It's a complete new download (about 13 GB?). You rename the original TOC folder and relocate the new library folder in Native Access. There's no new Native Access key. Interestingly, TOC 2 contains the main nki for TOC 1 and TOC 2 in addition to the individual instruments.


----------



## SoNowWhat? (Aug 28, 2020)

ArtTurnerMusic said:


> Apparently that was a glitch that I can no longer reproduce. So no worries on that front.


Excellent. Thank you.


----------



## ArthurNeeman (Aug 29, 2020)

Is sampling done again? I just want to know if I upgrade to current version will I have normal sampled Bass without a noise we have in 1st version of The Orchestra?


----------



## Technostica (Aug 29, 2020)

Was going to buy version 1 on offer and upgrade to Complete to get the MIDI export but decided it was too expensive. 
Then I noticed that the Strings and Brass Expansions come with MIDI export anyway so that's a much cheaper way to get that feature. Especially as I have £50 worth of points from a reseller. 
Brass gets the new interface so I wonder if they will update Strings to that as they have been updating these? 
The question then is will I find only having one of them gives too limited a palette! 
If so I can always upgrade.


----------



## zimm83 (Aug 29, 2020)

This product is becoming better and better. Sounds AWESOME.


----------



## ArthurNeeman (Aug 30, 2020)

@MillsMixx, imagine two magic words that end every plugin buyer's year - Black Friday


----------



## tmpc (Sep 1, 2020)

The Sonuscore email announcement I received concerning The Orchestra Complete 2 stated "You already own a part of our THE ORCHESTRA family? Upgrade at a reduced price!" Well, correct me if I'm wrong, but it looks to me like there is no price reduction at all.

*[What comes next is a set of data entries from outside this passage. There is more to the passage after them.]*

struct __attribute__((aligned(64))) gmsx_tc_item {
    uint64_t bc;
    uint64_t cont;
    int32_t pivot;
    int32_t pos;
    uint32_t kind;
    uint16_t fbeg[4];
    uint32_t reserved[7];
};
static_assert(sizeof(gmsx_tc_item) == 64, "work item record = one 64-byte line");
constexpr uint32_t kTaskHubUnitsMax = (1u << 14) - 1, kTaskTailUnitsMax = (1u << 15) - 1;
struct TaskList {
    uint32_t *lo = nullptr;
    uint16_t *hi = nullptr;
    bool tail = false;
    __host__ __device__ TaskList at(int64_t first) const { return TaskList{lo + first, hi + first, tail}; }
    __device__ __forceinline__ unsigned long long get(int64_t i) const {
        const uint32_t l = lo[i], h = hi[i];
        const unsigned long long first = ((unsigned long long)h << 16) | (l >> 16);
        const uint32_t form = tail ? ((l >> 15) & 1u) << 1 : (l >> 14) & 3u, units = tail ? l & kTaskTailUnitsMax : l & kTaskHubUnitsMax;
        return (first << 24) | ((unsigned long long)form << 22) | units;
    }
    __device__ __forceinline__ void put(int64_t i, unsigned long long d) const {
        const uint32_t first = uint32_t(d >> 24), form = (uint32_t(d) >> 22) & 3u, units = uint32_t(d) & 0x3fffffu;
        lo[i] = (first << 16) | (tail ? (form >> 1) << 15 : form << 14) | units;
        hi[i] = uint16_t(first >> 16);
    }
};
struct gmsx_graph {
    int64_t n = 0, nnz = 0, m = 0;
    int64_t *off = nullptr;
    int32_t *adj = nullptr;
    int32_t *newid = nullptr;
    int32_t *oldid = nullptr;
    int64_t *hoff = nullptr;
    uint16_t *hadj = nullptr;
    int64_t *toff = nullptr;
    int32_t *tadj = nullptr;
    int64_t *bmoff = nullptr;
    uint32_t *bmpool = nullptr;
    int32_t dense_limit = 0;
    int32_t bitset_limit = 0;
    unsigned long long *srow = nullptr;
    unsigned long long *srow2 = nullptr;
    int32_t *ksplit = nullptr;
    uint32_t *spool = nullptr;
    int64_t spool_units = 0;
    TaskList htask{nullptr, nullptr, false};
    TaskList ttask{nullptr, nullptr, true};
    int64_t htask_entries = 0, ttask_entries = 0;
    struct gmsx_tc_item *hitem = nullptr, *titem = nullptr;
    int64_t hitems = 0, titems = 0;
    int64_t inline_hentries = 0, inline_tentries = 0;
    mutable struct gmsx_tc_item *shard_hitem = nullptr, *shard_titem = nullptr;
    mutable int64_t shard_hitems = 0, shard_titems = 0;
    mutable int shard_idx_part = -1, shard_idx_nparts = -1;
    int32_t *tunits = nullptr;
    int64_t task_reverse = 0;
    uint4 *ledge = nullptr;
    int64_t n_ledge = 0, ledge_total = 0;
    uint4 *lpack = nullptr;
    int64_t lpack_base[8] = {0, 0, 0, 0, 0, 0, 0, 0};
    int64_t lpack_n[8] = {0, 0, 0, 0, 0, 0, 0, 0};
    int64_t lpack_total[8] = {0, 0, 0, 0, 0, 0, 0, 0};
    bool light_packed = false;
    uint32_t *core_bits = nullptr;
    int32_t tc_core = 0;
    mutable int core_bytes_k = -1, core_bytes_part = -1, core_bytes_nparts = -1;
    mutable uint64_t core_bytes = 0;
    int tc_hot_windows = 0;
    uint32_t tc_window_units = 1;
    int tc_hot_min = 0;
    int inline_first = 64;
    int32_t inline_limit = 0;
    int64_t inline_units = 0;
    unsigned long long *trow = nullptr;
    uint32_t *tpool = nullptr;
    int64_t tpool_units = 0;
    int32_t *tsplit = nullptr;
    int64_t dense_rows = 0, bmpool_words = 0;
    bool rows_sorted = false;
    int32_t *dplus = nullptr;
    int32_t *order = nullptr;
    int64_t hub_entries = 0, tail_entries = 0;
    int32_t max_dplus = 0;
    int32_t max_deg = 0;
    mutable bool kc_rev_tried = false;
    mutable uint32_t *kc_rel = nullptr;
    mutable int64_t *kc_aoff = nullptr;
    mutable uint32_t *kc_arena = nullptr;
    mutable ulonglong2 *kc_rec = nullptr;
    mutable uint4 *kc_item = nullptr;
    mutable uint32_t *kc_relt = nullptr;
    mutable ulonglong2 *kc_rect = nullptr;
    mutable uint4 *kc_itemt = nullptr;
    mutable int64_t kc_recst = 0, kc_itemst = 0;
    mutable int64_t kc_recs = 0, kc_items = 0, kc_arena_words = 0, kc_rev_bytes = 0;
    mutable double kc_rev_build_ms = 0.0;
    unsigned long long *scratch = nullptr;
    unsigned long long *acc = nullptr;
    mutable int32_t ge_thr[40] = {0};
    mutable int64_t ge_cnt[40] = {0};
    mutable int ge_used = 0;
    mutable int stats_part = -1, stats_nparts = -1;
    mutable uint64_t stats_units = 0, stats_probes = 0, stats_bytes = 0;
    int shard_part = 0, shard_nparts = 1;
    int tc_passes = 1;
    int64_t tc_limit_bytes = 0, tc_base_bytes = 0;
    bool tc_building = false;
    bool tc_ready = false;
    int64_t tc_bytes = 0;
    int hub_limit = 0;
    uint32_t upload_flags = 0;
    uint64_t alg_elements = 0;
    int64_t device_bytes = 0;
};

namespace gmsx {

static constexpr int kHub = 65535;
static constexpr int kBitmapWords = 2048;
static constexpr int kAccWords = 64 * 16 + 16;
static constexpr int kFormList = 0, kFormBitset = 1, kFormDelta = 2, kFormGap12 = 3;
static constexpr int kPoolSlack = 64;
static constexpr int kTaskChunk = 512;
static constexpr int kLenClasses = 12;
static constexpr int kHubClasses = 4 * kLenClasses, kTailClasses = 2 * kLenClasses;
static constexpr int kMaxHotWindows = 8;
struct TcClasses {
    int hot_windows;
    uint32_t window_units;
    int hot_min;
    __host__ __device__ int hub_phases() const { return hot_windows + 1; }
    __host__ __device__ int tail_base() const { return hub_phases() * kHubClasses; }
    __host__ __device__ int count() const { return tail_base() + kTailClasses; }
    __host__ __device__ int phase(unsigned long long d) const {
        if (hot_windows <= 0) return 0;
        const unsigned long long w = (d >> 24) / window_units;
        return w < (unsigned long long)hot_windows ? int(w) : hot_windows;
    }
};
__host__ __device__ inline int length_class(uint32_t u) {
    return u <= 16 ? (u <= 4 ? 0 : u <= 8 ? 1 : u <= 12 ? 2 : 3) : u <= 64 ? (u <= 24 ? 4 : u <= 32 ? 5 : u <= 48 ? 6 : 7) : (u <= 96 ? 8 : u <= 128 ? 9 : u <= 192 ? 10 : 11);
}
__host__ __device__ inline int hub_class(const TcClasses &cc, unsigned long long d) {
    return cc.phase(d) * kHubClasses + int((uint32_t(d) >> 22) & 3u) * kLenClasses + length_class(uint32_t(d) & 0x3fffffu);
}
__host__ __device__ inline int tail_class(const TcClasses &cc, unsigned long long d) {
    return cc.tail_base() + (((uint32_t(d) >> 22) & 3u) == 2u ? kLenClasses : 0) + length_class(uint32_t(d) & 0x3fffffu);
}
__host__ __device__ inline void hub_phase_range(const TcClasses &cc, const uint32_t *c, int64_t len, int ph, int64_t *b, int64_t *e) {
    int64_t start = 0;
    for (int q = 0;; ++q) {
        const int64_t end = q < cc.hot_windows ? int64_t(c[(q + 1) * kHubClasses]) : len;
        const bool own = q == cc.hot_windows || end - start >= cc.hot_min;
        if (q == ph) {
            *b = start;
            *e = own ? end : start;
            return;
        }
        if (own) start = end;
    }
}
__host__ __device__ inline int shard_of(int64_t pos, int nparts) {
    const int j = int(pos % nparts);
    return ((pos / nparts) & 1) ? nparts - 1 - j : j;
}
static constexpr int kHeavy = 64;
static constexpr int kDeltaIds = 14;

struct LightShape {
    int ah, at, bh, bt;
    __host__ __device__ constexpr int stride() const { return ah + at + bh + bt; }
};
static constexpr int kLightClasses = 6;
static_assert(kLightClasses <= 8, "gmsx_graph::lpack_base");
__host__ __device__ constexpr LightShape light_shape(int c) {
    return c == 0 ? LightShape{2, 3, 2, 4} : c == 1 ? LightShape{1, 2, 5, 8} : c == 2 ? LightShape{2, 4, 5, 9} : c == 3 ? LightShape{3, 8, 4, 9}
         : c == 4 ? LightShape{6, 8, 6, 10} : LightShape{8, 16, 8, 16};
}
static_assert(kHeavy <= 8 * light_shape(kLightClasses - 1).ah && kHeavy <= 4 * light_shape(kLightClasses - 1).at &&
              kHeavy <= 8 * light_shape(kLightClasses - 1).bh && kHeavy <= 4 * light_shape(kLightClasses - 1).bt, "the last class must hold every light row");
static constexpr int kLightMaxUnits = light_shape(kLightClasses - 1).stride();
__host__ __device__ inline int light_class(int ah, int at, int bh, int bt) {
    for (int c = 0; c < kLightClasses - 1; ++c) {
        const LightShape k = light_shape(c);
        if (ah <= 8 * k.ah && at <= 4 * k.at && bh <= 8 * k.bh && bt <= 4 * k.bt) return c;
    }
    return kLightClasses - 1;
}
__device__ __forceinline__ int light_hub_ids(const int64_t *__restrict__ hoff, const uint16_t *__restrict__ hadj, int32_t v) {
    const int64_t b = hoff[v], e = hoff[v + 1];
    return int(e - b) - ((e > b && hadj[e - 1] == 0xFFFFu) ? 1 : 0);
}

__host__ __device__ inline int64_t bitset_words(int32_t v) { return ((int64_t(v) + 31) / 32 + 3) & ~int64_t(3); }

struct Ctx {
    int device = -1;
    hipStream_t stream = nullptr;
    hipStream_t own_stream = nullptr;
    hipEvent_t ev[4] = {nullptr, nullptr, nullptr, nullptr};
    hipStream_t side[2] = {nullptr, nullptr};
    hipEvent_t ev_fork = nullptr, ev_join[2] = {nullptr, nullptr};
    int compute_units = 0;
};
Ctx &ctx();
int ensure_init();
int kclique_vertex_counts(const gmsx_graph *g, unsigned long long *d_counts, gmsx_stats *st);
int count_dplus_ge(const gmsx_graph *g, int32_t threshold, int64_t *out);
int exclusive_scan_i64(const int64_t *in, int64_t *out, int64_t count, hipStream_t s);
int ensure_tc(const gmsx_graph *g);
int ensure_tc_shard(const gmsx_graph *g, int part, int nparts);
int tc_shard_items(const gmsx_graph *g, int part, int nparts);
int tc_vertex_counts_device(const gmsx_graph *g, unsigned long long *d_counts, gmsx_stats *st);
int tc_full_partial(const gmsx_graph *g, int part, int nparts, uint64_t *partial, gmsx_stats *st);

I paid $239.40 for The Orchestra in 2018. I then upgraded to the Orchestra Complete v1 (which included Strings of Winter) in 2019 for an additional $119.00; a total of $358.40. So, I now see that my upgrade to Complete 2 will cost me $99.00; a total of $457.40. This is $1.60 less than just buying Complete 2. Also, the $99.00 TOC1 upgrade contains both Strings of Winter and Horns of Hell, but the upgrade from The Orchestra to Complete 1 included Strings of Winter. So I'm really just getting Horns of Hell for $99.00.

With most companies I've dealt with, early adopters are usually rewarded, but apparently not with Sonuscore. I'm not sure what I'm going to do.


----------



## rnb_2 (Sep 1, 2020)

I think any developer would say that you've had the benefit of owning the library, in various forms, for quite a while, and had the opportunity to derive value from that. Yes, many developers will offer deals on new releases for existing customers (ie, Damage 2 is cheaper if you own Damage 1), but that's a slightly different situation than TOC, which is a base package that has been expanded twice, with a price bump each time, but always including everything from earlier releases.

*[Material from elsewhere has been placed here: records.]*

gapartnet_amd/csrc/gpn_core.hip:

```cpp
#include <cstdarg>
#include <algorithm>
#include <mutex>
#include <vector>

#include "gpn_common.h"

namespace {
thread_local char g_err[512] = "";

struct ProfRec {
  hipEvent_t a, b;
  int64_t tag;
};
struct ProfLive {
  const int64_t* rows_dev;
  int64_t bound;
  double flops, bytes;
};
struct ProfSlot {
  std::vector<ProfRec> recs;
  std::vector<ProfLive> live;
  double flops = 0, bytes = 0;
  int64_t launches = 0;
};
std::mutex g_prof_mu;
bool g_prof_on = false;
ProfSlot g_prof[GPN_K_COUNT];

const char* kEntryPoints[] = {
    "gpn_voxelize", "gpn_voxelize_ws_bytes", "gpn_rulebook_subm3", "gpn_rulebook_subm3_ws_bytes",
    "gpn_rulebook_down", "gpn_rulebook_down_ws_bytes", "gpn_rulebook_down_lists",
    "gpn_rulebook_down_lists_ws_bytes", "gpn_rulebook_level_counts", "gpn_rulebook_identity", "gpn_rulebook_level_counts_ws_bytes", "gpn_voxelize_ex", "gpn_voxelize_scenes", "gpn_voxelize_scenes_sorted", "gpn_voxelize_scenes_ws_bytes", "gpn_spconv_pack_weights", "gpn_spconv_fwd", "gpn_spconv_fwd_ws_bytes", "gpn_spconv_fwd_route", "gpn_spconv_fwd_ordered", "gpn_rulebook_tile_order_ws_bytes", "gpn_rulebook_tile_order", "gpn_spconv_tiles_min_tiles", "gpn_spconv_direct_split", "gpn_spconv_msplit", "gpn_spconv_fwd_w", "gpn_spconv_fwd_w_ws_bytes", "gpn_spconv_wgrad",
    "gpn_spconv_wgrad_ws_bytes", "gpn_gather_rows", "gpn_scatter_rows_csr", "gpn_bn_ws_bytes", "gpn_bn_fwd_train", "gpn_bn_fwd_eval", "gpn_bn_bwd", "gpn_net_ws_bytes", "gpn_net_bn_fusion", "gpn_net_wgrad_group", "gpn_net_forward", "gpn_linear_supported", "gpn_linear_fwd", "gpn_linear_bwd_ws_bytes", "gpn_linear_bwd", "gpn_net_backward", "gpn_net_forward_pair", "gpn_net_backward_pair", "gpn_point_losses_ws_bytes", "gpn_point_losses_fwd", "gpn_point_losses_fwd_metrics", "gpn_point_losses_bwd", "gpn_score_loss", "gpn_npcs_loss_fwd", "gpn_npcs_loss_bwd", "gpn_ball_query", "gpn_ball_query_grid_ws_bytes", "gpn_ball_query_grid", "gpn_ccl",
    "gpn_ccl_ws_bytes", "gpn_segmented_reduce", "gpn_segmented_maxpool_fwd", "gpn_segmented_maxpool_bwd",
    "gpn_instance_iou", "gpn_nms", "gpn_nms_ws_bytes", "gpn_pn2_ball_query", "gpn_pn2_group_points",
    "gpn_pn2_group_points_grad", "gpn_pn2_gather_points", "gpn_pn2_gather_points_grad",
    "gpn_pn2_furthest_point_sampling", "gpn_pn2_furthest_point_sampling_ws_bytes",
    "gpn_pn2_furthest_point_sampling_ws", "gpn_pn2_three_nn", "gpn_pn2_knn", "gpn_pn2_three_interpolate",
    "gpn_pn2_three_interpolate_grad", "gpn_proposals_max_proposals", "gpn_proposals_build_ws_bytes", "gpn_proposals_build", "gpn_proposals_voxel_mean",
    "gpn_proposals_voxel_mean_bwd", "gpn_proposals_revoxelize_ws_bytes", "gpn_proposals_revoxelize", "gpn_proposals_postprocess_ws_bytes", "gpn_proposals_postprocess", "gpn_proposals_postprocess_lds_proposals", "gpn_backbone_prepare_desc_words", "gpn_backbone_prepare_arena_bytes", "gpn_backbone_prepare", "gpn_scene_prepare_max_instances", "gpn_scene_prepare_ws_bytes", "gpn_scene_prepare", "gpn_pose_fit_ws_bytes", "gpn_pose_fit", "gpn_copy_many", "gpn_adam_blocks", "gpn_adam_step", "gpn_adam_step_gated", "gpn_prof_enable", "gpn_prof_bracket_overhead_us", "gpn_prof_reset", "gpn_prof_get", "gpn_prof_get_launches",
    "gpn_rulebook_subm3_dev", "gpn_rulebook_down_dev_ws_bytes", "gpn_rulebook_down_dev", "gpn_rulebook_down_lists_dev", "gpn_rulebook_identity_dev", "gpn_gather_rows_dev", "gpn_scatter_rows_csr_dev", "gpn_proposals_voxel_mean_dev", "gpn_proposals_targets_dev", "gpn_linear_fwd_dev", "gpn_linear_bwd_dev", "gpn_segmented_maxpool_fwd_dev", "gpn_segmented_maxpool_bwd_dev", "gpn_instance_iou_dev", "gpn_score_loss_dev", "gpn_npcs_loss_fwd_dev", "gpn_npcs_loss_bwd_dev",
    "gpn_view_max_instance_ids", "gpn_view_backproject", "gpn_view_fps_ws_bytes", "gpn_view_fps", "gpn_view_finish",
    "gpn_spconv_pack_weights_bf16", "gpn_spconv_fwd_bf16", "gpn_rows_to_bf16", "gpn_bn_act_bf16", "gpn_net_forward_bf16_ws_bytes",
    "gpn_net_forward_bf16",
    "gpn_scene_maps_ws_bytes", "gpn_scene_maps", "gpn_points_winner", "gpn_points_paint", "gpn_boxes_draw_ws_bytes", "gpn_boxes_draw",
    "gpn_pointmlp_supported", "gpn_pointmlp_fwd", "gpn_pointmlp_wgrad_ws_bytes", "gpn_pointmlp_wgrad",
    "gpn_cloud_pack", "gpn_cloud_finish", "gpn_cloud_nearest_ws_bytes", "gpn_cloud_nearest",
    "gpn_mask_pack", "gpn_proposals_from_masks_ws_bytes", "gpn_proposals_from_masks",
    "gpn_frame_backproject", "gpn_frame_select_ws_bytes", "gpn_frame_select",
    "gpn_cloud_grid_sample_ws_bytes", "gpn_cloud_grid_sample",
    "gpn_joint_sample", "gpn_cpd_rigid", "gpn_joint_from_rigid",
    "gpn_pose_gt_fit", "gpn_box_iou_3d", "gpn_pose_pair_errors",
    "gpn_render_max_links", "gpn_render_ws_bytes", "gpn_render_setup", "gpn_render_raster", "gpn_render_annotate",
    "gpn_render_max_lights", "gpn_render_shade",
    "gpn_ground_mask_resize_ws_bytes", "gpn_ground_mask_resize", "gpn_ground_mask_pool", "gpn_ground_bank_norms",
    "gpn_ground_knn_ws_bytes", "gpn_ground_knn",
// ... 135 lines not shown
```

Requiring that all upgrade paths end up significantly less expensive than the current release would require them to make the "Complete" package significantly more expensive with every release in order for the upgrades to be less expensive for every scenario. For example, anybody who bought TOC1 at full price ($399) would only come out ahead if TOC2 was at least $499. You got TOC for less than full price (introductory sale?), so anybody who bought at full price before TOC1 came out would be in an even worse position on price (total of $517 for TOC + TOC1 upgrade + TOC2 upgrade), so that would raise the minimum full price for TOC2 for new users to $520, so probably $549 if they wanted to all upgraders to feel like they got a better deal.

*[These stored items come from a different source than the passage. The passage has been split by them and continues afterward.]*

@@ -353,10 +474,10 @@
     return true;
   }();
   (void)attr_set;
-  SXE_CHECK(variant >= 0 && variant <= 3, "wgrad_gemm_: variant must be 0..3");
+  SXE_CHECK(variant >= 0 && variant <= 4, "wgrad_gemm_: variant must be 0..4");
   SXE_CHECK(!seg2 || variant == 0, "wgrad_gemm2_: the 8-wave lock-step schedule only");
-  const int nthr = variant == 2 ? wg::w4::NTHR : wg::NTHR;
-  hipLaunchKernelGGL(kerns[seg2 ? 4 : variant][accumulate ? 1 : 0], dim3(nwg), dim3(nthr), lds, cur_stream(),
+  const int nthr = variant == 2 || variant == 4 ? wg::w4::NTHR : wg::NTHR;
+  hipLaunchKernelGGL(kerns[seg2 ? 5 : variant][accumulate ? 1 : 0], dim3(nwg), dim3(nthr), lds, cur_stream(),
                      reinterpret_cast<const unsigned short*>(a.data_ptr()), a.stride(0),
                      reinterpret_cast<const unsigned short*>(b.data_ptr()), b.stride(0), c.data_ptr<float>(),
                      c.stride(0), M, N, K, (float)alpha, group_m, reinterpret_cast<const unsigned short*>(a2.data_ptr()),
@@ -371,9 +492,18 @@
   wgrad_launch(a, b, a, b, K, K / wg::SLAB, c, alpha, accumulate, variant);
 }
 
+static int64_t default_group_m(const at::Tensor& a, const at::Tensor& b) {
+  const int64_t tm = a.size(1) / wg::BM, tn = b.size(1) / wg::BN;
+  return tm >= 4 * tn ? 4 : 8;
+}
+
+constexpr int64_t DEFAULT_SCHEDULE = 4;
 static int64_t default_variant(const at::Tensor& a, const at::Tensor& b) {
-  const int64_t tm = a.size(1) / wg::BM, tn = b.size(1) / wg::BN;
-  return 0 + 16 * (tm >= 4 * tn ? 4 : 8);
+  static const int64_t forced = [] {
+    const char* e = std::getenv("SXE_WGRAD_VARIANT");
+    return e && *e >= '0' && *e <= '4' && !e[1] ? (int64_t)(*e - '0') : (int64_t)-1;
+  }();
+  return (forced >= 0 ? forced : DEFAULT_SCHEDULE) + 16 * default_group_m(a, b);
 }
 
 void wgrad_gemm_(const at::Tensor& a, const at::Tensor& b, at::Tensor c, double alpha, bool accumulate) {
@@ -401,7 +531,7 @@
                   double alpha, bool accumulate) {
   SXE_CHECK(wgrad2_supported(a, b, a2, b2, c), "wgrad_gemm2_: unsupported shapes/dtypes/strides");
   const int K = (int)(a.size(0) + a2.size(0));
-  wgrad_launch(a, b, a2, b2, K, (int)(a.size(0) / wg::SLAB), c, alpha, accumulate, default_variant(a, b), true);
+  wgrad_launch(a, b, a2, b2, K, (int)(a.size(0) / wg::SLAB), c, alpha, accumulate, 0 + 16 * default_group_m(a, b), true);
 }
 
 }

I can understand the developers not wanting to get their price out of line for the market (TOC2 is already not inexpensive). So, when dealing with a library that is growing over time (rather than being replaced by a new version that doesn't include everything from earlier releases), if you want to be sure that your total price with upgrades is less than the current full price, you have to either make your original purchase at significantly below full price, or figure in the value of owning the library to your calculations.


----------



## tmpc (Sep 2, 2020)

Yes, I had the benefit of using the product, but they had the benefit of being paid for it. Neither party did the other a favor.

I'm not saying that Sonuscore should cut previous owners a break, they can price upgrades any way they want to, but saying that you can "Upgrade at a reduced price" is simply not true. You're paying the same price as you would buying Complete 2 for the first time. It's the same price.

Referring to the Complete 1 upgrade to Complete 2 as also containing Strings of Winter means nothing to someone buying the upgrade as they already have it.

The first point is dishonest and the second is confusing.


----------



## Technostica (Sep 2, 2020)

@*tmpc*
Upgrade at a reduced price can mean you don't have to pay full price not that you pay less overall.
You would have gone through 2 Upgrades to get to Complete 2 and with no penalty.
With many developers if you take that route you usually end up paying more.
Your glass seems half empty. :(


----------



## Geomir (Sep 2, 2020)

I am 100% satisfied with Sonuscore. Excellent company with excellent support. I got TO with $199 and then TOC2 with another $199. Reduce the overall price by $20 thanks to Deluxe Bucks.

I paid the first $199 with my "previous monthly salary" and the second $179 with the "next monthly salary". Comparing these 2 different payments vs $459 in one big payment, it is obvious that I saved a lot of money and made my life much easier.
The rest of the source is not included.